What are the responsibilities and job description for the AI Engineer position at Yochana?
Role: AI Engineer
Location: Troy, MI (Onsite)
Duration: Contract or Full time
Visa: Dependent Visa
Major Responsibilities
- Develop, integrate, and deploy AI components including RAG pipelines, vector search, embeddings workflows, vector stores, and AI agents (tool/function calling, multi-step reasoning, workflow orchestration) using modern frameworks and best practices for production systems.

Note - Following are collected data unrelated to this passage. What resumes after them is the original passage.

template <bool kSc1>
__device__ __forceinline__ float filt_forward_mfma(const float *__restrict__ Q, const float *__restrict__ T, int nq,
                                                   int nt, int qbase, float *__restrict__ D, int32_t *__restrict__ I,
                                                   unsigned char *arena, unsigned long long *__restrict__ Gr = nullptr,
                                                   unsigned long long tag = 0, PcmLay LQ = PcmLay{3, 1},
                                                   PcmLay LT = PcmLay{3, 1}, int *kown = nullptr) {
    constexpr int QW = kMfmaQW, NT = kMfmaNT, W = NT / 64, TILE = kMfmaTile, QPT = QW / 64;
    constexpr int kPer = TILE / NT;
    static_assert(NT == 2 * QW && QPT == 4, "thread = (query slot, part of 2); wave w holds query copy w mod 4");
    uint4 *sA = reinterpret_cast<uint4 *>(arena);
    uint4 *sZ = reinterpret_cast<uint4 *>(arena + MfmaLds::kA);
    uint4 *sQB = reinterpret_cast<uint4 *>(arena + MfmaLds::kA + MfmaLds::kZ);
    auto rowslot = [](int p, int j) { return 48 * (p >> 4) + 16 * j + (p & 15); };
    float(*sT)[TILE] = reinterpret_cast<float(*)[TILE]>(arena);
    float(*sPB)[QW] = reinterpret_cast<float(*)[QW]>(arena + 3 * TILE * 4);
    float(*sPS)[QW] = reinterpret_cast<float(*)[QW]>(arena + 3 * TILE * 4 + 4 * QW * 4);
    int(*sPC)[QW] = reinterpret_cast<int(*)[QW]>(arena + 3 * TILE * 4 + 8 * QW * 4);
    __shared__ float sD[QW];
    __shared__ int sK[QW];
    __shared__ unsigned sPlan[QW];
    __shared__ float sHD[2][QW];
    __shared__ int sHK[2][QW];
    __shared__ float sRmax[W];
    __shared__ int sList[QW];
    __shared__ int sNList;
    __shared__ int sNFm[W];

    const int tid = threadIdx.x, lane = tid & 63;
    const int wave = __builtin_amdgcn_readfirstlane(tid >> 6);

    float rx[QPT], ry[QPT], rz[QPT];
#pragma unroll
    for (int qq = 0; qq < QPT; ++qq) {
        const int qc = min(qbase + qq * 64 + lane, nq - 1);
        rx[qq] = pcm_ld(Q + pcm_at(LQ, qc, 0));
        ry[qq] = pcm_ld(Q + pcm_at(LQ, qc, 1));
        rz[qq] = pcm_ld(Q + pcm_at(LQ, qc, 2));
    }
    float tv[kPer][3];
#pragma unroll
    for (int r = 0; r < kPer; ++r) {
        const int p = min(tid + r * NT, nt - 1);
#pragma unroll
        for (int d = 0; d < 3; ++d) tv[r][d] = pcm_ld(T + pcm_at(LT, p, d));
    }
    bool nonfinite = false;
    float cx = 0.f, cy = 0.f, cz = 0.f;
    int qcnt = 0;
#pragma unroll
    for (int qq = 0; qq < QPT; ++qq) {
        if (qbase + qq * 64 + lane < nq) {
            nonfinite |= !(pcm_finite(rx[qq]) && pcm_finite(ry[qq]) && pcm_finite(rz[qq]));
            cx += rx[qq];
            cy += ry[qq];
            cz += rz[qq];
            ++qcnt;
        }
    }
    if (tid == 0) sNList = 0;
    const float cn = (float)wave_sum_dpp(qcnt);
    const float c0 = wave_sum_dpp(cx) / cn, c1 = wave_sum_dpp(cy) / cn, c2 = wave_sum_dpp(cz) / cn;
    PCM_STAMP(1);
#ifdef PCM_STAMPS
    if (tid == 0 && blockIdx.x < 4096)
        g_pcm_stamps[(8192 + blockIdx.x) * 8 + 1] = __builtin_amdgcn_s_memtime();
#endif

    float qx = rx[0], qy = ry[0], qz = rz[0];
#pragma unroll
    for (int qq = 1; qq < QPT; ++qq)
        if ((wave & (QPT - 1)) == qq) { qx = rx[qq]; qy = ry[qq]; qz = rz[qq]; }
    const float qxc = qx - c0, qyc = qy - c1, qzc = qz - c2;
    {
        unsigned H01, M01, L01, H2, M2, L2;
        split3x2(qxc, qyc, H01, M01, L01);
        split3x2(qzc, 0.f, H2, M2, L2);
        const unsigned one2 = 0x3f803f80u, one0 = 0x00003f80u;
        const int row = tid & (QW - 1);
        if (wave < QPT) {
            sQB[rowslot(row, 0)] = make_uint4(bf_pair<0, 0>(H01, M01), bf_pair<0, 0>(H01, L01), bf_pair<0, 0>(H01, M01),
                                              bf_pair<1, 1>(H01, M01));
            sQB[rowslot(row, 1)] = make_uint4(bf_pair<1, 1>(H01, L01), bf_pair<1, 1>(H01, M01), bf_pair<0, 0>(H2, M2),
                                              bf_pair<0, 0>(H2, L2));
        } else {
            sQB[rowslot(row, 2)] = make_uint4(bf_pair<0, 0>(H2, M2), one2, one0, 0u);
            if (row < MfmaLds::kZ / 16) sZ[row] = make_uint4(0u, 0u, 0u, 0u);
        }
    }
    const int ntp = (nt + 63) & ~63;
    float rt2 = 0.f;
    uint4 rows[kPer][3];
#pragma unroll
    for (int r = 0; r < kPer; ++r) {
        nonfinite |= !(pcm_finite(tv[r][0]) && pcm_finite(tv[r][1]) && pcm_finite(tv[r][2]));
        const float x = tv[r][0] - c0, y = tv[r][1] - c1, z = tv[r][2] - c2;
        const float w = __builtin_fmaf(z, z, __builtin_fmaf(y, y, x * x));
        unsigned H01, M01, L01, H23, M23, L23;
        split3x2(-2.f * x, -2.f * y, H01, M01, L01);
        split3x2(-2.f * z, w, H23, M23, L23);
        rt2 = __builtin_fmaxf(rt2, __builtin_fmaxf(w, bf_hi(H23)));
        const bool pad = tid + r * NT >= nt;
        rows[r][0] = make_uint4(bf_pair<0, 0>(H01, H01), bf_pair<0, 0>(M01, H01), bf_pair<0, 0>(L01, M01),
                                bf_pair<1, 1>(H01, H01));
        rows[r][1] = make_uint4(bf_pair<1, 1>(M01, H01), bf_pair<1, 1>(L01, M01), bf_pair<0, 0>(H23, H23),
                                bf_pair<0, 0>(M23, H23));
        rows[r][2] = make_uint4(bf_pair<0, 0>(L23, M23), bf_pair<1, 1>(H23, M23), L23 >> 16, 0u);
        if (pad) {
            rows[r][0] = make_uint4(0u, 0u, 0u, 0u);
            rows[r][1] = make_uint4(0u, 0u, 0u, 0u);
            rows[r][2] = make_uint4(0u, 0x00007f80u, 0u, 0u);
        }
    }
#pragma unroll
    for (int r = 0; r < kPer; ++r) {
        const int p = tid + r * NT;
        if (p < ntp) {
            sA[rowslot(p, 0)] = rows[r][0];
            sA[rowslot(p, 1)] = rows[r][1];
            sA[rowslot(p, 2)] = rows[r][2];
        }
    }
    {
        const float v = pcm_wave_max_f32(rt2);
        if (lane == 0) sRmax[wave] = v;
    }
    __syncthreads();
    PCM_STAMP(2);

    const int quarter = wave >> 1, half = wave & 1;
    const int g = lane >> 4, col = lane & 15;
    constexpr int QT = QW / 2 / 16;
    const uint4 *pq = g < 3 ? sQB + 48 * half * QT + lane : sZ + col;
    const uint4 *pa = g < 3 ? sA + lane : sZ + col;
    const int tstep = g < 3 ? 48 : 0;
    pcm_bf16x8 bq[QT];
#pragma unroll
    for (int qt = 0; qt < QT; ++qt) bq[qt] = __builtin_bit_cast(pcm_bf16x8, pq[qt * tstep]);
    float best[QT], sec[QT];
    int bchunk[QT];
#pragma unroll
    for (int qt = 0; qt < QT; ++qt) { best[qt] = PCM_INF; sec[qt] = PCM_INF; bchunk[qt] = 0; }
    const int ngroups = ntp >> 6;
    uint4 an[4];
    auto fetch = [&](int gi, int i) { an[i] = pa[4 * gi * tstep + 48 * i]; };
    if (quarter < ngroups) {
#pragma unroll
        for (int i = 0; i < 4; ++i) fetch(quarter, i);
    }
    for (int gi = quarter; gi < ngroups; gi += 4) {
        const int gn = gi + 4 < ngroups ? gi + 4 : gi;
        float mn[QT];
#pragma unroll
        for (int qt = 0; qt < QT; ++qt) mn[qt] = PCM_INF;
#pragma unroll
        for (int i = 0; i < 4; ++i) {
            const pcm_bf16x8 a = __builtin_bit_cast(pcm_bf16x8, an[i]);
            fetch(gn, i);
            __builtin_amdgcn_sched_barrier(0);
#pragma unroll
            for (int qt = 0; qt < QT; ++qt) {
                const pcm_f4 d = __builtin_amdgcn_mfma_f32_16x16x32_bf16(a, bq[qt], pcm_f4{0.f, 0.f, 0.f, 0.f}, 0, 0, 0);
                mn[qt] = __builtin_fminf(__builtin_fminf(mn[qt], d.x), d.y);
                mn[qt] = __builtin_fminf(__builtin_fminf(mn[qt], d.z), d.w);
            }
            __builtin_amdgcn_sched_group_barrier(0x8, 2, 0);
#pragma unroll
            for (int k = 0; k < QT - 2; ++k) {
                __builtin_amdgcn_sched_group_barrier(0x2, 2, 0);
                __builtin_amdgcn_sched_group_barrier(0x8, 1, 0);
            }
        }
        const int cid = 4 * gi + g;
#pragma unroll
        for (int qt = 0; qt < QT; ++qt) {
            sec[qt] = __builtin_amdgcn_fmed3f(mn[qt], best[qt], sec[qt]);
            if (mn[qt] < best[qt]) { best[qt] = mn[qt]; bchunk[qt] = cid; }
        }
    }
    __syncthreads();
    PCM_STAMP(3);
#pragma unroll
    for (int r = 0; r < kPer; ++r) {
        const int p = tid + r * NT;
        if (p < nt) { sT[0][mslot(p)] = tv[r][0]; sT[1][mslot(p)] = tv[r][1]; sT[2][mslot(p)] = tv[r][2]; }
    }
    static_assert(QT == 8, "two halving steps: 8 query tiles -> 2 per lane");
#pragma unroll
    for (int j = 0; j < 4; ++j)
        mfma_fold_step<true>(best[j], sec[j], bchunk[j], best[j + 4], sec[j + 4], bchunk[j + 4]);
#pragma unroll
    for (int j = 0; j < 2; ++j) {
        mfma_fold_step<false>(best[j], sec[j], bchunk[j], best[j + 2], sec[j + 2], bchunk[j + 2]);
        const int s = half * (QW / 2) + (4 * (g >> 1) + 2 * (g & 1) + j) * 16 + col;
        sPB[quarter][s] = best[j];
        sPS[quarter][s] = sec[j];
        sPC[quarter][s] = bchunk[j];
    }
    const int any_nonfinite = pcm_wg_or(nonfinite, sNFm, W);
    PCM_STAMP(4);

    float my_d = 0.f;
    if (!any_nonfinite) {
        const int s = tid & (QW - 1), part = tid / QW;
        bool proven = false;
        {
            float vb[4], vs[4], vr[W];
            int vc[4];
#pragma unroll
            for (int q = 0; q < 4; ++q) {
                vb[q] = sPB[q][s];
                vs[q] = sPS[q][s];
                vc[q] = sPC[q][s];
            }
#pragma unroll
            for (int w = 0; w < W; ++w) vr[w] = sRmax[w];
            __builtin_amdgcn_sched_barrier(0);
            float fb = vb[0], fs = vs[0];
            int fc = vc[0];
#pragma unroll
            for (int q = 1; q < 4; ++q) {
                const bool better = (vb[q] < fb) | ((vb[q] == fb) & (vc[q] < fc));
                fs = __builtin_fminf(__builtin_fminf(fs, vs[q]), better ? fb : vb[q]);
                fb = better ? vb[q] : fb;
                fc = better ? vc[q] : fc;
            }
            float rmax2 = vr[0];
#pragma unroll
            for (int w = 1; w < W; ++w) rmax2 = __builtin_fmaxf(rmax2, vr[w]);
            const float kAbs = 7.888609052210118e-31f;
            const float qn2 = __builtin_fmaf(qzc, qzc, __builtin_fmaf(qyc, qyc, qxc * qxc));
            const float sq = __builtin_amdgcn_sqrtf(qn2);
            const float rr = __builtin_amdgcn_sqrtf(rmax2) + sq;
            const float eR = kFiltU80 * (rr * rr) * 1.001f + kAbs;
            const float db = __builtin_fmaxf((fb + qn2) * 1.0001f + 2.f * eR, 0.f);
            const float rq = 2.f * sq + __builtin_amdgcn_sqrtf(db);
            const float e2 = 2.f * (kFiltU80 * __builtin_fminf(rr * rr, rq * rq) * 1.001f + kAbs);
            proven = (fs - fb) > e2;
            float hd = PCM_INF;
            int hk = 0x7fffffff;
            if (qbase + s < nq) {
                if (proven) {
                    const int k0 = 64 * (fc >> 2) + 32 * part + 4 * (fc & 3);
                    pcm_f4 tx[2], ty[2], tz[2];
#pragma unroll
                    for (int h = 0; h < 2; ++h) {
                        const int o = mslot(k0 + 16 * h);
                        tx[h] = *reinterpret_cast<const pcm_f4 *>(&sT[0][o]);
                        ty[h] = *reinterpret_cast<const pcm_f4 *>(&sT[1][o]);
                        tz[h] = *reinterpret_cast<const pcm_f4 *>(&sT[2][o]);
                    }
#pragma unroll
                    for (int k = 0; k < 8; ++k) {
                        const int kk = k0 + 16 * (k >> 2) + (k & 3);
                        const float d = pcm_sqd(tx[k >> 2][k & 3] - qx, ty[k >> 2][k & 3] - qy, tz[k >> 2][k & 3] - qz);
                        const bool take = (d < hd) & (kk < nt);
                        hd = take ? d : hd;
                        hk = take ? kk : hk;
                    }
                } else if (part == 0) {
                    const float thr = fb + e2;
                    unsigned plan = 0;
#pragma unroll
                    for (int q = 0; q < 4; ++q) plan |= !(vs[q] > thr) ? (1u << q) : (!(vb[q] > thr) ? (16u << q) : 0u);
                    sPlan[s] = plan;
                    sList[atomicAdd(&sNList, 1)] = s;
                }
            }
            sHD[part][s] = hd;
            sHK[part][s] = hk;
        }
        __syncthreads();
        PCM_STAMP(5);
        const int nl = sNList;
        for (int e = wave; e < nl; e += W) {
            const int sq = __builtin_amdgcn_readfirstlane(sList[e]);
            const unsigned plan = __builtin_amdgcn_readfirstlane(sPlan[sq]);
            float x = rx[0], y = ry[0], z = rz[0];
#pragma unroll
            for (int qq = 1; qq < QPT; ++qq)
                if ((sq >> 6) == qq) { x = rx[qq]; y = ry[qq]; z = rz[qq]; }
            x = __int_as_float(__builtin_amdgcn_readlane(__float_as_int(x), sq & 63));
            y = __int_as_float(__builtin_amdgcn_readlane(__float_as_int(y), sq & 63));
            z = __int_as_float(__builtin_amdgcn_readlane(__float_as_int(z), sq & 63));
            float bd = PCM_INF;
            int bk = 0x7fffffff;
            {
                const int pc = sPC[g][sq];
                const int k = 64 * (pc >> 2) + 16 * (col >> 2) + 4 * (pc & 3) + (col & 3);
                const bool on = ((plan >> (4 + g)) & 1u) && k < nt;
                const int ks = mslot(min(k, nt - 1));
                const float d = pcm_sqd(sT[0][ks] - x, sT[1][ks] - y, sT[2][ks] - z);
                if (on) pcm_lexmin(bd, bk, d, k);
            }
            for (int q = 0; q < 4; ++q) {
                if (!((plan >> q) & 1u)) continue;
                float tx[4], ty[4], tz[4];
                int kk[4];
#pragma unroll
                for (int u = 0; u < 4; ++u) {
                    const int k = 64 * (q + 4 * u) + lane;
                    kk[u] = (q + 4 * u < ngroups && k < nt) ? k : -1;
                    const int ks = mslot(min(max(kk[u], 0), nt - 1));
                    tx[u] = sT[0][ks];
                    ty[u] = sT[1][ks];
                    tz[u] = sT[2][ks];
                }
#pragma unroll
                for (int u = 0; u < 4; ++u) {
                    const float d = pcm_sqd(tx[u] - x, ty[u] - y, tz[u] - z);
                    if (kk[u] >= 0) pcm_lexmin(bd, bk, d, kk[u]);
                }
            }
            pcm_wave_lexmin(bd, bk);
            if (lane == 0) {
                sD[sq] = bd;
                sK[sq] = bk;
            }
        }
        if (nl > 0) __syncthreads();
        PCM_STAMP(6);
#ifdef PCM_STAMPS
        if (tid == 0 && blockIdx.x < 4096) g_pcm_stamps[(8192 + blockIdx.x) * 8 + 6] = __builtin_amdgcn_s_memtime();
        if (tid == NT - 1 && blockIdx.x < kStampSlots) {
            unsigned long long full = 0, single = 0;
            for (int e = 0; e < nl; ++e) {
                const unsigned pl = sPlan[sList[e]];
                full += __popc(pl & 15);
                single += __popc((pl >> 4) & 15);
            }
            g_pcm_stamps[blockIdx.x * 8 + 0] = (unsigned long long)nl | (full << 16) | (single << 40);
        }
#endif
        if (tid < QW && qbase + tid < nq) {
            float d;
            int k;
            if (proven) {
                d = sHD[0][tid];
                k = sHK[0][tid];
                pcm_lexmin(d, k, sHD[1][tid], sHK[1][tid]);
            } else {
                d = sD[tid];
                k = sK[tid];
            }
            my_d = d;
            out_st<kSc1>(D + qbase + tid, d);
            out_st<kSc1>(I + qbase + tid, (int32_t)k);
            if (Gr) __hip_atomic_store(Gr + qbase + tid, tag | (unsigned)k, __ATOMIC_RELAXED, __HIP_MEMORY_SCOPE_AGENT);
            if (kown) *kown = k;
        }
    } else {
        for (int s = tid; s < QW; s += NT) {
            const int qi = qbase + s;
            if (qi >= nq) continue;
            float d;
            int idx;
            pcm_ref_nn_scan(pcm_ld(Q + pcm_at(LQ, qi, 0)), pcm_ld(Q + pcm_at(LQ, qi, 1)),
                            pcm_ld(Q + pcm_at(LQ, qi, 2)), T, nt, d, idx, LT);
            my_d = d;
            out_st<kSc1>(D + qi, d);
            out_st<kSc1>(I + qi, (int32_t)idx);
            if (Gr) __hip_atomic_store(Gr + qi, tag | (unsigned)idx, __ATOMIC_RELAXED, __HIP_MEMORY_SCOPE_AGENT);
            if (kown) *kown = idx;
        }
    }
    return my_d;
}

- Implement LLM applications using LangChain and LangGraph (or equivalent orchestration frameworks), including tool/function calling, multi-step workflows, guardrails, and evaluation.
- Evaluate and select models, embedding strategies, vector database options, and deployment approaches based on performance, cost, latency, reliability, and scalability requirements.
- Build and maintain model lifecycle capabilities including experimentation, versioning, packaging, deployment, and monitoring using MLflow (or equivalent) and robust MLOps/LLMOps practices.
- Integrate AI services into enterprise platforms using cloud-native patterns on Azure/AWS, including containerized deployments and scalable inference endpoints.
- Design and operate CI/CD pipelines for AI services, ensuring code quality via automated testing, reproducible builds, and environment parity.
- Verify, monitor, and optimize the performance of AI agents and chatbot/GenAI applications (model quality, drift, latency, retrieval relevance, agent success rates), and implement remediation strategies (retraining, prompt/model updates, rollback).
- Evaluation for RAG/agents (retrieval quality, grounding, hallucination rate, task success rate) and continuously improve performance through iterative experimentation.
- Design, build, and operate agentic solutions for enterprise and manufacturing use cases, including retrieval, planning, tool execution, and safe-action constraints (guardrails, allowlists, human-in-the-loop where needed).
- Work closely with data engineers and the cloud and DevOps team to produce, scale, and operate AI services.
- Collaborate with enterprise architects and domain experts to align AI/ML solutions with business needs and technical strategy.
- Ensure compliance with internal governance and IT security standards and apply Responsible AI principles (privacy, traceability, human-in-the-loop where appropriate, auditability).
Knowledge and Education
- Degree in Computer Science, Data Science, or a similar field.
- Strong fundamentals in software engineering, data structures/algorithms, statistics, and machine learning principles.
Work Experience
- 6–7 years of overall experience.
- 3–4 years hands-on delivering AI/ML and/or GenAI solutions (training/inference pipelines, RAG/agents, deployment, monitoring, iteration) in production.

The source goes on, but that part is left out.